Yeah capitalism says: but cheaper worker ok
This is not some kind of facewashing?
No
What is facewashing?
When you lick your paw and then you rub it on your face.
You should try it sometime.
Oh, I’ve seen our sysadmins do that …
It is about the only way we have enough time to wash ourselves.
deleted by creator
deleted by creator
Isn’t this an example of them taking it pretty seriously?
Right? I never heard of tracking employee’s keystroke latency before. Pretty genius.
How do they even?? They can’t know the difference in time between the humans key input and the computer’s receipt of it, since they can’t possibly know the exact millisecond the human input was made…?
The reported article really sounds like a misreading of a more technical document
If you’re on an ssh connection to a server, they can probably track the keystroke latency and average out over time. All network packets have timestamps, so you can know the latency of each one. If it’s consistently high, that’s unlikely to be a fluke or temporary network slowness.
Tcp/ip packets don’t have timestamps. They wouldn’t be reliable even if they did. And they certainly wouldn’t be “millisecond accurate”.
But apparently they remotely used a laptop located in the US, so from there it should’ve been fine, no? Unless it was simply used as a proxy.
Vdi tracks round trip latency but 100ms isn’t that far.
I bet they didn’t use keystroke latency but that’s what they said they used. They probably used drone reconnaissance.
Yeah 100ms is like coast-to-coast US
Light in fiberoptic travels at about 0.66c, or about 124,000 mi/sec. Data on copper actually has an advantage here, travelling at 0.99c, but it’s not sustainable for long distance.
100ms being 1/10th of a second would be 12,400 miles.
The earth is about 24,000 miles at the equator.
At most, 100ms one-diredtional would be literally halfway around the world.
Of course, I have 60ms packet latency to my office 45 miles away as the crow flies. So maybe packet latency isn’t the best way to tell.
Cool.
They had the drone follow the fibre cable all the way to NK
Average response from entering a line and starting the next. There’s a delay while the information is sent, and before they start typing the next line.
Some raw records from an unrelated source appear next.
# nerficg-project/nerficg

Measured on NVIDIA B200. Metric: nerf_train_rays_per_s, higher is better.
Workload: dtype fp16 operands, fp32 accumulate (fp32 sampling/compositing/optimizer)

## Files before the change

include/nerf_b200.h:

```cpp
#ifndef NERF_B200_H
#define NERF_B200_H

#include <stddef.h>
#include <stdint.h>

#ifdef __cplusplus
extern "C" {
#endif

#define NERF_ABI_VERSION 1

#define NERF_N_PARAM_TENSORS 24
#define NERF_TILE 128

int nerf_abi_version(void);
const char* nerf_last_error(void);
int nerf_device_check(int device);

int nerf_param_layout(int64_t* offsets , int64_t* sizes , int64_t* total);

int nerf_sample_stratified(float* z, const float* u, int n_rays, int n_samples, float near_plane, float far_plane,
                           void* stream);

int nerf_sample_importance(float* z_merged, float* z_fine, const float* z_coarse, const float* w_coarse, const float* u,
                           int n_rays, int n_coarse, int n_fine, void* stream);

int nerf_composite_forward(float* rgb, float* depth, float* alpha, float* weights, const float* z,
                           const float* rgbsigma, const float* dirs, const float* background, int n_rays, int n_samples,
                           void* stream);

int nerf_composite_backward(float* d_rgbsigma, const float* z, const float* rgbsigma, const float* dirs,
                            const float* background, const float* g_rgb, const float* g_depth, const float* g_alpha,
                            int n_rays, int n_samples, int relu_mask, float grad_scale, void* stream);

size_t nerf_mlp_packed_bytes(void);
int nerf_mlp_pack(void* packed, const float* params, int with_backward, void* stream);

size_t nerf_mlp_stash_bytes(int64_t n_samples);
int nerf_mlp_forward(float* rgbsigma, void* stash, const void* packed, const float* params, const float* origins,
                     const float* dirs, const float* viewdirs, const float* z, const float* noise, int n_rays,
                     int n_samples, void* stream);

size_t nerf_mlp_backward_workspace_bytes(int64_t n_samples);
int nerf_mlp_backward(float* grads, const float* d_rgbsigma, const float* rgbsigma, const void* stash, void* workspace,
                      const void* packed, const float* params, int n_rays, int n_samples, float grad_scale,
                      void* stream);

int nerf_mlp_backward_pipe(float* grads, const float* d_rgbsigma, const float* rgbsigma, const void* stash, void* workspace,
                           const void* packed, const float* params, int n_rays, int n_samples, float grad_scale, void* stream);
int nerf_mlp_backward_legacy(float* grads, const float* d_rgbsigma, const float* rgbsigma, const void* stash, void* workspace,
                             const void* packed, const float* params, int n_rays, int n_samples, float grad_scale, void* stream);
size_t nerf_mlp_backward_pipe_workspace_bytes(void);

int nerf_mlp_backward_dgrad(const float* d_rgbsigma, const float* rgbsigma, const void* stash, void* workspace,
                            const void* packed, const float* params, int n_rays, int n_samples, void* stream);
int nerf_mlp_backward_wgrad(float* grads, const void* stash, const void* workspace, int n_rays, int n_samples,
                            float grad_scale, void* stream);

int nerf_adam_tick(float* state, float beta1, float beta2, void* stream);
int nerf_adam_update(float* params, float* exp_avg, float* exp_avg_sq, const float* grads, const float* lr, const float* state,
                     float beta1, float beta2, float eps, int64_t n, void* stream);
int nerf_adam_update_ex(float* params, float* exp_avg, float* exp_avg_sq, float* grads, const float* lr, const float* state,
                        float beta1, float beta2, float eps, float grad_mult, int zero_grads, int64_t n, void* stream);

int nerf_loss_mse(float* loss, float* g_rgb, float* g_rgb_coarse, float* g_alpha, float* g_alpha_coarse, const float* rgb,
                  const float* rgb_coarse, const float* alpha, const float* alpha_coarse, const float* rgb_gt,
                  const float* alpha_gt, const float* background, int n_rays, float lambda_color, float lambda_alpha, void* stream);

int nerf_debug_set_timing(void* device_buffer);

int nerf_generate_rays(float* origin, float* direction, float* view_direction, const int64_t* pixel_ids, int64_t n_rays,
                       const double* c2w_host, int width, int height, double focal_x, double focal_y, double center_x,
                       double center_y, void* stream);
int nerf_gather_rays(float* origin_dst, float* direction_dst, float* view_direction_dst, float* rgb_dst, float* alpha_dst,
                     const float* origin_src, const float* direction_src, const float* view_direction_src, const float* rgb_src,
                     const float* alpha_src, const int64_t* ids, int64_t n_rays, void* stream);

int nerf_selftest_umma(float* d_out, const float* a, const float* b, int n, int k, int mode, void* stream);
int nerf_selftest_umma2(float* d_out, const float* a, const float* b, int n, int k, void* stream);
int nerf_selftest_umma2_mn(float* d_out, const float* a, const float* b, int n, int k, void* stream);
int nerf_selftest_tmem_read(unsigned long long* out, int n_warps, int mode, int iters, void* stream);

int nerf_selftest_umma2_rate(unsigned long long* out, int mn_major, int iters, void* stream);

int nerf_selftest_l2_stream(unsigned long long* out, void* window, uint32_t window_bytes, int mode, int iters, int n_ctas, void* stream);
int nerf_selftest_l2_stream_lsu(unsigned long long* out, void* window, uint32_t window_bytes, int mode, int iters, int n_ctas, int n_warps,
                                void* stream);

#ifdef __cplusplus
}
#endif
#endif
```

nerficg_b200/_lib.py:

```python
from __future__ import annotations

import ctypes
from ctypes import c_float, c_int, c_int64, c_size_t, c_void_p
from pathlib import Path

import torch

LIB_PATH = Path(__file__).resolve().parent / 'libnerf_b200.so'

_PROTOTYPES = {
    'nerf_abi_version': (c_int, []),
    'nerf_last_error': (ctypes.c_char_p, []),
    'nerf_device_check': (c_int, [c_int]),
    'nerf_param_layout': (c_int, [ctypes.POINTER(c_int64), ctypes.POINTER(c_int64), ctypes.POINTER(c_int64)]),
    'nerf_sample_stratified': (c_int, [c_void_p, c_void_p, c_int, c_int, c_float, c_float, c_void_p]),
    'nerf_sample_importance': (c_int, [c_void_p, c_void_p, c_void_p, c_void_p, c_void_p, c_int, c_int, c_int, c_void_p]),
    'nerf_composite_forward': (c_int, [c_void_p] * 8 + [c_int, c_int, c_void_p]),
    'nerf_composite_backward': (c_int, [c_void_p] * 8 + [c_int, c_int, c_int, c_float, c_void_p]),
    'nerf_mlp_packed_bytes': (c_size_t, []),
    'nerf_mlp_pack': (c_int, [c_void_p, c_void_p, c_int, c_void_p]),
    'nerf_mlp_stash_bytes': (c_size_t, [c_int64]),
    'nerf_mlp_forward': (c_int, [c_void_p] * 9 + [c_int, c_int, c_void_p]),
    'nerf_mlp_backward_workspace_bytes': (c_size_t, [c_int64]),
    'nerf_mlp_backward': (c_int, [c_void_p] * 7 + [c_int, c_int, c_float, c_void_p]),
    'nerf_mlp_backward_pipe': (c_int, [c_void_p] * 7 + [c_int, c_int, c_float, c_void_p]),
    'nerf_mlp_backward_legacy': (c_int, [c_void_p] * 7 + [c_int, c_int, c_float, c_void_p]),
    'nerf_mlp_backward_pipe_workspace_bytes': (c_size_t, []),
    'nerf_mlp_backward_dgrad': (c_int, [c_void_p] * 6 + [c_int, c_int, c_void_p]),
    'nerf_mlp_backward_wgrad': (c_int, [c_void_p] * 3 + [c_int, c_int, c_float, c_void_p]),
    'nerf_adam_tick': (c_int, [c_void_p, c_float, c_float, c_void_p]),
    'nerf_adam_update': (c_int, [c_void_p] * 6 + [c_float, c_float, c_float, c_int64, c_void_p]),
    'nerf_adam_update_ex': (c_int, [c_void_p] * 6 + [c_float, c_float, c_float, c_float, c_int, c_int64, c_void_p]),
    'nerf_generate_rays': (c_int, [c_void_p, c_void_p, c_void_p, c_void_p, c_int64, ctypes.POINTER(ctypes.c_double), c_int, c_int,
                                   ctypes.c_double, ctypes.c_double, ctypes.c_double, ctypes.c_double, c_void_p]),
    'nerf_gather_rays': (c_int, [c_void_p] * 11 + [c_int64, c_void_p]),
    'nerf_loss_mse': (c_int, [c_void_p] * 12 + [c_int, c_float, c_float, c_void_p]),
    'nerf_debug_set_timing': (c_int, [c_void_p]),
    'nerf_selftest_umma': (c_int, [c_void_p, c_void_p, c_void_p, c_int, c_int, c_int, c_void_p]),
    'nerf_selftest_umma2': (c_int, [c_void_p, c_void_p, c_void_p, c_int, c_int, c_void_p]),
    'nerf_selftest_umma2_mn': (c_int, [c_void_p, c_void_p, c_void_p, c_int, c_int, c_void_p]),
    'nerf_selftest_tmem_read': (c_int, [c_void_p, c_int, c_int, c_int, c_void_p]),
    'nerf_selftest_umma2_rate': (c_int, [c_void_p, c_int, c_int, c_void_p]),
    'nerf_selftest_l2_stream': (c_int, [c_void_p, c_void_p, ctypes.c_uint32, c_int, c_int, c_int, c_void_p]),
    'nerf_selftest_l2_stream_lsu': (c_int, [c_void_p, c_void_p, ctypes.c_uint32, c_int, c_int, c_int, c_int, c_void_p]),
}

EXPORTED_SYMBOLS = tuple(_PROTOTYPES)
_lib = None


class NativeLibraryError(RuntimeError):
    """The CUDA extension is missing, stale or running on an unsupported device."""


def load() -> ctypes.CDLL:
    global _lib
    if _lib is not None:
        return _lib
    if not LIB_PATH.exists():
        raise NativeLibraryError(
            f'{LIB_PATH} not found: build it with `python nerficg_b200/csrc/build.py` '
            '(there is no CPU or PyTorch fallback for the NeRF hot path)')
    lib = ctypes.CDLL(str(LIB_PATH))
    for name, (res, args) in _PROTOTYPES.items():
        try:
            fn = getattr(lib, name)
        except AttributeError as e:
            raise NativeLibraryError(f'{LIB_PATH} does not export {name}; rebuild the extension') from e
        fn.restype = res
        fn.argtypes = args
    if lib.nerf_abi_version() != 1:
        raise NativeLibraryError('ABI version mismatch; rebuild the extension')
    _lib = lib
    return lib


def last_error() -> str:
    return load().nerf_last_error().decode()


def check(rc: int, what: str) -> None:
    if rc != 0:
        raise NativeLibraryError(f'{what} failed ({rc}): {last_error()}')


_checked_devices: set[int] = set()


def require_device(t: torch.Tensor) -> None:
    if not t.is_cuda:
        raise NativeLibraryError('nerficg_b200 kernels need CUDA tensors on a B200 (sm_100); there is no CPU path')
    idx = t.device.index if t.device.index is not None else torch.cuda.current_device()
    if idx not in _checked_devices:
        check(load().nerf_device_check(idx), 'nerf_device_check')
        _checked_devices.add(idx)


def ptr(t: torch.Tensor | None) -> int | None:
    return None if t is None else t.data_ptr()


def stream_ptr() -> int:
    return torch.cuda.current_stream().cuda_stream


def param_layout() -> tuple[list[int], list[int], int]:
    off = (c_int64 * 24)()
    size = (c_int64 * 24)()
    total = c_int64()
    check(load().nerf_param_layout(off, size, ctypes.byref(total)), 'nerf_param_layout')
    return list(off), list(size), total.value
```

nerficg_b200/csrc/mlp_wgrad.cu:

```cuda
#include "common.cuh"
#include "mlp_layout.cuh"
#include "tc.cuh"
#include "../../include/nerf_b200.h"

namespace nerf {
using namespace tc;

namespace wg {
constexpr int kThreads = 256;
constexpr int kMaxStages = 8;
constexpr uint32_t kHalfPanel = 8192;
constexpr uint32_t kRingBytes = 24 * kHalfPanel;
constexpr uint32_t kOffBars = kRingBytes;
constexpr uint32_t kSmemBytes = kOffBars + 256 + 1024;
constexpr int kNumJobs = 13;

struct Seg {
  int16_t buf;
  int16_t region;
  int16_t panels;
  int16_t valid;
  int32_t out_col;
};
struct Job {
  Seg a;
  Seg b[2];
  int64_t w_off;
  int32_t ld;
  int64_t bias_off;
  int32_t head;
  int32_t ctas;
};

using L = ParamLayout;
constexpr Seg seg(int buf, int region, int panels, int valid, int out_col) { return Seg{(int16_t)buf, (int16_t)region, (int16_t)panels, (int16_t)valid, out_col}; }
constexpr Seg none() { return Seg{0, 0, 0, 0, 0}; }
constexpr int gl(int l) { return kGradL7 + (7 - l); }
constexpr int hx(int l) { return kStashH0 + l; }

__constant__ Job c_jobs[kNumJobs] = {
    {seg(0, gl(1), 4, 256, 0), {seg(1, hx(0), 4, 256, 0), none()}, L::hidden_w(1), 256, L::hidden_b(1), 0, 13},
    {seg(0, gl(2), 4, 256, 0), {seg(1, hx(1), 4, 256, 0), none()}, L::hidden_w(2), 256, L::hidden_b(2), 0, 13},
    {seg(0, gl(3), 4, 256, 0), {seg(1, hx(2), 4, 256, 0), none()}, L::hidden_w(3), 256, L::hidden_b(3), 0, 13},
    {seg(0, gl(4), 4, 256, 0), {seg(1, hx(3), 4, 256, 0), none()}, L::hidden_w(4), 256, L::hidden_b(4), 0, 13},
    {seg(0, gl(5), 4, 256, 0), {seg(1, hx(4), 4, 256, 0), none()}, L::kW5, 319, L::kB5, 0, 13},
    {seg(0, gl(6), 4, 256, 0), {seg(1, hx(5), 4, 256, 0), none()}, L::hidden_w(6), 256, L::hidden_b(6), 0, 13},
    {seg(0, gl(7), 4, 256, 0), {seg(1, hx(6), 4, 256, 0), none()}, L::hidden_w(7), 256, L::hidden_b(7), 0, 13},
    {seg(0, kGradF, 4, 256, 0), {seg(1, hx(7), 4, 256, 0), none()}, L::kWF, 256, L::kBF, 0, 13},
    {seg(0, gl(0), 4, 256, 0), {seg(1, kStashEnc, 1, 63, 0), none()}, L::kW0, 63, L::kB0, 0, 9},
    {seg(0, gl(5), 4, 256, 0), {seg(1, kStashEnc, 1, 63, 256), none()}, L::kW5, 319, -1, 0, 8},
    {seg(0, kGradC0, 2, 128, 0), {seg(1, kStashF, 4, 256, 0), seg(1, kStashDir, 1, 27, 256)}, L::kWC0, 283, L::kBC0, 0, 12},
    {seg(1, kStashG, 2, 128, 0), {seg(0, kGradHead, 1, 4, 0), none()}, L::kWC1, 128, L::kBC1, 1, 6},
    {seg(1, hx(7), 4, 256, 0), {seg(0, kGradHead, 1, 4, 0), none()}, L::kWS, 256, L::kBS, 2, 9},
};
constexpr int kNumResidualJobs = 4;
__constant__ Job c_jobs_res[kNumResidualJobs] = {
    {seg(0, gl(0), 4, 256, 0), {seg(1, kStashEnc, 1, 63, 0), none()}, L::kW0, 63, L::kB0, 0, 37},
    {seg(0, gl(5), 4, 256, 0), {seg(1, kStashEnc, 1, 63, 256), none()}, L::kW5, 319, -1, 0, 37},
    {seg(0, kGradC0, 2, 128, 0), {seg(1, kStashF, 4, 256, 0), seg(1, kStashDir, 1, 27, 256)}, L::kWC0, 283, L::kBC0, 0, 52},
    {seg(1, kStashG, 2, 128, 0), {seg(0, kGradHead, 1, 4, 0), none()}, L::kWC1, 128, L::kBC1, 1, 22},
};
}
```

Hopefully someone can share the original paywalled Bloomberg article, maybe it goes into more detail
Reader mode worked for me: https://www.bloomberg.com/news/newsletters/2025-12-17/amazon-caught-north-korean-it-worker-by-tracing-keystroke-data
But if you need the archive link: https://archive.ph/p4AcP
It’s actually common for micromanaging to have software that tracks this. I believe Microsoft Teams has something similar managers can use to track “productivity”. Someone probably just compiled all of it and clicked sort, then saw some Asian name at the top and that’s what raised the red flag.